DATA FOR PROCESSING:
= Beginning of Section =

H3Form layer_h3_form(const LayerArgs& a, bool tail, bool head) {
    const bool fb_pf = a.io_flags & PDSC_IO_FEATB_PF;
    if (a.value_fold) {
        if (tail && head && fb_pf) return H3Form::FoldTailHeadPF;
        if (head && !tail && fb_pf) return H3Form::FoldHeadPF;
        if (tail && !head) return H3Form::FoldTail;
        set_error("pdsc_layer_run(h3): the folded layer exists with point-fragment featB only");
        return H3Form::Unserved;
    }
    if (head && fb_pf) return tail ? H3Form::TailHeadPF : H3Form::HeadPF;
    return tail && head ? H3Form::TailHead : tail ? H3Form::Tail : H3Form::Head;
}

static void h3_launch_shape(int tiles, int* nwv, int* nbuf) {
    *nwv = LW_WAVES; *nbuf = 2;
    (void)tiles;
#ifdef PDSC_EXPERIMENTS
    const int force = env_int("PDSC_LAYER_H3_SHAPE", 0);
    if (force == 42 || force == 23 || force == 13 || force == 24 || force == 14 || force == 22) { *nwv = force / 10; *nbuf = force % 10; }
#endif
}

int launch_layer_h3(const LayerArgs& a, bool tail, bool head, hipStream_t st) {
    const int waves = a.bs * ceil_div(a.N, 32);
    int nwv, nbuf;
    h3_launch_shape(waves, &nwv, &nbuf);
    if (a.value_fold) { nwv = LW_WAVES; nbuf = 2; }
    const dim3 grid(ceil_div(waves, nwv)), block(64 * nwv);
    const H3Form form = layer_h3_form(a, tail, head);
    if (form == H3Form::Unserved) return PDSC_ERR_ARG;
    const bool timed = tail && head;
    int coop_tiles = PDSC_H3_COOP_TILES;
#ifdef PDSC_EXPERIMENTS
    coop_tiles = env_int("PDSC_LAYER_H3_COOP", coop_tiles);
#endif
    if (waves <= coop_tiles && !a.trace) {
        if (timed) profile_mark_begin(PDSC_PROF_LAYER, st);
        const int rc = launch_layer_h3_coop(a, tail, head, st);
        if (timed) profile_mark_end(PDSC_PROF_LAYER, st);
        return rc;
    }
    if (timed) profile_mark_begin(PDSC_PROF_LAYER, st);
#ifdef PDSC_EXPERIMENTS
#define PDSC_H3_LAUNCH_EXTRA(TT, HH, PF)                                                                                            \
        if (nwv == 1 && nbuf == 4) hipLaunchKernelGGL((layer_h3_kernel<TT, HH, false, 6, 0, PF, 1, 4>), grid, block, 0, st, a);      \
        else if (nwv == 2 && nbuf == 3) hipLaunchKernelGGL((layer_h3_kernel<TT, HH, false, 6, 0, PF, 2, 3>), grid, block, 0, st, a); \
        else if (nwv == 1 && nbuf == 3) hipLaunchKernelGGL((layer_h3_kernel<TT, HH, false, 6, 0, PF, 1, 3>), grid, block, 0, st, a); \
        else if (nwv == 2 && nbuf == 4) hipLaunchKernelGGL((layer_h3_kernel<TT, HH, false, 6, 0, PF, 2, 4>), grid, block, 0, st, a); \
        else if (nwv == 2 && nbuf == 2) hipLaunchKernelGGL((layer_h3_kernel<TT, HH, false, 6, 0, PF, 2, 2>), grid, block, 0, st, a); \
        else
#else
#define PDSC_H3_LAUNCH_EXTRA(TT, HH, PF)
#endif
#define PDSC_H3_LAUNCH(TT, HH, PF)                                                                                                  \
    do {                                                                                                                            \
        PDSC_H3_LAUNCH_EXTRA(TT, HH, PF)                                                                                            \
        hipLaunchKernelGGL((layer_h3_kernel<TT, HH, false, 6, 0, PF>), grid, block, 0, st, a);                                       \
    } while (0)
    switch (form) {
        case H3Form::FoldTailHeadPF: hipLaunchKernelGGL((layer_h3_kernel<true, true, false, 6, 0, true, LW_WAVES, 2, true>), grid, block, 0, st, a); break;
        case H3Form::FoldHeadPF: hipLaunchKernelGGL((layer_h3_kernel<false, true, false, 6, 0, true, LW_WAVES, 2, true>), grid, block, 0, st, a); break;
        case H3Form::FoldTail: hipLaunchKernelGGL((layer_h3_kernel<true, false, false, 6, 0, false, LW_WAVES, 2, true>), grid, block, 0, st, a); break;
        case H3Form::TailHeadPF: {
#ifdef PDSC_LAYER_DIAG
            const int ex = env_int("PDSC_LAYER_H3_EXP", 0);
            if (ex == 1) hipLaunchKernelGGL((layer_h3_kernel<true, true, false, 6, 1, true>), grid, block, 0, st, a);
            else if (ex == 2) hipLaunchKernelGGL((layer_h3_kernel<true, true, false, 6, 2, true>), grid, block, 0, st, a);
            else if (ex == 4) hipLaunchKernelGGL((layer_h3_kernel<true, true, false, 6, 4, true>), grid, block, 0, st, a);
            else if (ex == 7) hipLaunchKernelGGL((layer_h3_kernel<true, true, false, 6, 7, true>), grid, block, 0, st, a);
            else if (ex == 8) hipLaunchKernelGGL((layer_h3_kernel<true, true, false, 6, 8, true>), grid, block, 0, st, a);
            else if (ex == 16) hipLaunchKernelGGL((layer_h3_kernel<true, true, false, 6, 16, true>), grid, block, 0, st, a);
            else if (ex == 32) hipLaunchKernelGGL((layer_h3_kernel<true, true, false, 6, 32, true>), grid, block, 0, st, a);
            else if (ex == 64) hipLaunchKernelGGL((layer_h3_kernel<true, true, false, 6, 64, true>), grid, block, 0, st, a);
            else
#endif
            PDSC_H3_LAUNCH(true, true, true);
            break;
        }
        case H3Form::HeadPF: PDSC_H3_LAUNCH(false, true, true); break;
        case H3Form::TailHead:
#ifdef PDSC_EXPERIMENTS
            if (a.trace) hipLaunchKernelGGL((layer_h3_kernel<true, true, true>), dim3(ceil_div(waves, LW_WAVES)), dim3(64 * LW_WAVES), 0, st, a);
            else
#endif
            PDSC_H3_LAUNCH(true, true, false);
            break;
        case H3Form::Tail: PDSC_H3_LAUNCH(true, false, false); break;
        case H3Form::Head: PDSC_H3_LAUNCH(false, true, false); break;
        case H3Form::Unserved: break;
    }
#undef PDSC_H3_LAUNCH
#undef PDSC_H3_LAUNCH_EXTRA
    if (timed) profile_mark_end(PDSC_PROF_LAYER, st);
    return check_launch("pdsc_layer_run(h3)");
}

}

= End of Section =

Output each record precisely as written.

H3Form layer_h3_form(const LayerArgs& a, bool tail, bool head) {
    const bool fb_pf = a.io_flags & PDSC_IO_FEATB_PF;
    if (a.value_fold) {
        if (tail && head && fb_pf) return H3Form::FoldTailHeadPF;
        if (head && !tail && fb_pf) return H3Form::FoldHeadPF;
        if (tail && !head) return H3Form::FoldTail;
        set_error("pdsc_layer_run(h3): the folded layer exists with point-fragment featB only");
        return H3Form::Unserved;
    }
    if (head && fb_pf) return tail ? H3Form::TailHeadPF : H3Form::HeadPF;
    return tail && head ? H3Form::TailHead : tail ? H3Form::Tail : H3Form::Head;
}

static void h3_launch_shape(int tiles, int* nwv, int* nbuf) {
    *nwv = LW_WAVES; *nbuf = 2;
    (void)tiles;
#ifdef PDSC_EXPERIMENTS
    const int force = env_int("PDSC_LAYER_H3_SHAPE", 0);
    if (force == 42 || force == 23 || force == 13 || force == 24 || force == 14 || force == 22) { *nwv = force / 10; *nbuf = force % 10; }
#endif
}

int launch_layer_h3(const LayerArgs& a, bool tail, bool head, hipStream_t st) {
    const int waves = a.bs * ceil_div(a.N, 32);
    int nwv, nbuf;
    h3_launch_shape(waves, &nwv, &nbuf);
    if (a.value_fold) { nwv = LW_WAVES; nbuf = 2; }
    const dim3 grid(ceil_div(waves, nwv)), block(64 * nwv);
    const H3Form form = layer_h3_form(a, tail, head);
    if (form == H3Form::Unserved) return PDSC_ERR_ARG;
    const bool timed = tail && head;
    int coop_tiles = PDSC_H3_COOP_TILES;
#ifdef PDSC_EXPERIMENTS
    coop_tiles = env_int("PDSC_LAYER_H3_COOP", coop_tiles);
#endif
    if (waves <= coop_tiles && !a.trace) {
        if (timed) profile_mark_begin(PDSC_PROF_LAYER, st);
        const int rc = launch_layer_h3_coop(a, tail, head, st);
        if (timed) profile_mark_end(PDSC_PROF_LAYER, st);
        return rc;
    }
    if (timed) profile_mark_begin(PDSC_PROF_LAYER, st);
#ifdef PDSC_EXPERIMENTS
#define PDSC_H3_LAUNCH_EXTRA(TT, HH, PF)                                                                                            \
        if (nwv == 1 && nbuf == 4) hipLaunchKernelGGL((layer_h3_kernel<TT, HH, false, 6, 0, PF, 1, 4>), grid, block, 0, st, a);      \
        else if (nwv == 2 && nbuf == 3) hipLaunchKernelGGL((layer_h3_kernel<TT, HH, false, 6, 0, PF, 2, 3>), grid, block, 0, st, a); \
        else if (nwv == 1 && nbuf == 3) hipLaunchKernelGGL((layer_h3_kernel<TT, HH, false, 6, 0, PF, 1, 3>), grid, block, 0, st, a); \
        else if (nwv == 2 && nbuf == 4) hipLaunchKernelGGL((layer_h3_kernel<TT, HH, false, 6, 0, PF, 2, 4>), grid, block, 0, st, a); \
        else if (nwv == 2 && nbuf == 2) hipLaunchKernelGGL((layer_h3_kernel<TT, HH, false, 6, 0, PF, 2, 2>), grid, block, 0, st, a); \
        else
#else
#define PDSC_H3_LAUNCH_EXTRA(TT, HH, PF)
#endif
#define PDSC_H3_LAUNCH(TT, HH, PF)                                                                                                  \
    do {                                                                                                                            \
        PDSC_H3_LAUNCH_EXTRA(TT, HH, PF)                                                                                            \
        hipLaunchKernelGGL((layer_h3_kernel<TT, HH, false, 6, 0, PF>), grid, block, 0, st, a);                                       \
    } while (0)
    switch (form) {
        case H3Form::FoldTailHeadPF: hipLaunchKernelGGL((layer_h3_kernel<true, true, false, 6, 0, true, LW_WAVES, 2, true>), grid, block, 0, st, a); break;
        case H3Form::FoldHeadPF: hipLaunchKernelGGL((layer_h3_kernel<false, true, false, 6, 0, true, LW_WAVES, 2, true>), grid, block, 0, st, a); break;
        case H3Form::FoldTail: hipLaunchKernelGGL((layer_h3_kernel<true, false, false, 6, 0, false, LW_WAVES, 2, true>), grid, block, 0, st, a); break;
        case H3Form::TailHeadPF: {
#ifdef PDSC_LAYER_DIAG
            const int ex = env_int("PDSC_LAYER_H3_EXP", 0);
            if (ex == 1) hipLaunchKernelGGL((layer_h3_kernel<true, true, false, 6, 1, true>), grid, block, 0, st, a);
            else if (ex == 2) hipLaunchKernelGGL((layer_h3_kernel<true, true, false, 6, 2, true>), grid, block, 0, st, a);
            else if (ex == 4) hipLaunchKernelGGL((layer_h3_kernel<true, true, false, 6, 4, true>), grid, block, 0, st, a);
            else if (ex == 7) hipLaunchKernelGGL((layer_h3_kernel<true, true, false, 6, 7, true>), grid, block, 0, st, a);
            else if (ex == 8) hipLaunchKernelGGL((layer_h3_kernel<true, true, false, 6, 8, true>), grid, block, 0, st, a);
            else if (ex == 16) hipLaunchKernelGGL((layer_h3_kernel<true, true, false, 6, 16, true>), grid, block, 0, st, a);
            else if (ex == 32) hipLaunchKernelGGL((layer_h3_kernel<true, true, false, 6, 32, true>), grid, block, 0, st, a);
            else if (ex == 64) hipLaunchKernelGGL((layer_h3_kernel<true, true, false, 6, 64, true>), grid, block, 0, st, a);
            else
#endif
            PDSC_H3_LAUNCH(true, true, true);
            break;
        }
        case H3Form::HeadPF: PDSC_H3_LAUNCH(false, true, true); break;
        case H3Form::TailHead:
#ifdef PDSC_EXPERIMENTS
            if (a.trace) hipLaunchKernelGGL((layer_h3_kernel<true, true, true>), dim3(ceil_div(waves, LW_WAVES)), dim3(64 * LW_WAVES), 0, st, a);
            else
#endif
            PDSC_H3_LAUNCH(true, true, false);
            break;
        case H3Form::Tail: PDSC_H3_LAUNCH(true, false, false); break;
        case H3Form::Head: PDSC_H3_LAUNCH(false, true, false); break;
        case H3Form::Unserved: break;
    }
#undef PDSC_H3_LAUNCH
#undef PDSC_H3_LAUNCH_EXTRA
    if (timed) profile_mark_end(PDSC_PROF_LAYER, st);
    return check_launch("pdsc_layer_run(h3)");
}

}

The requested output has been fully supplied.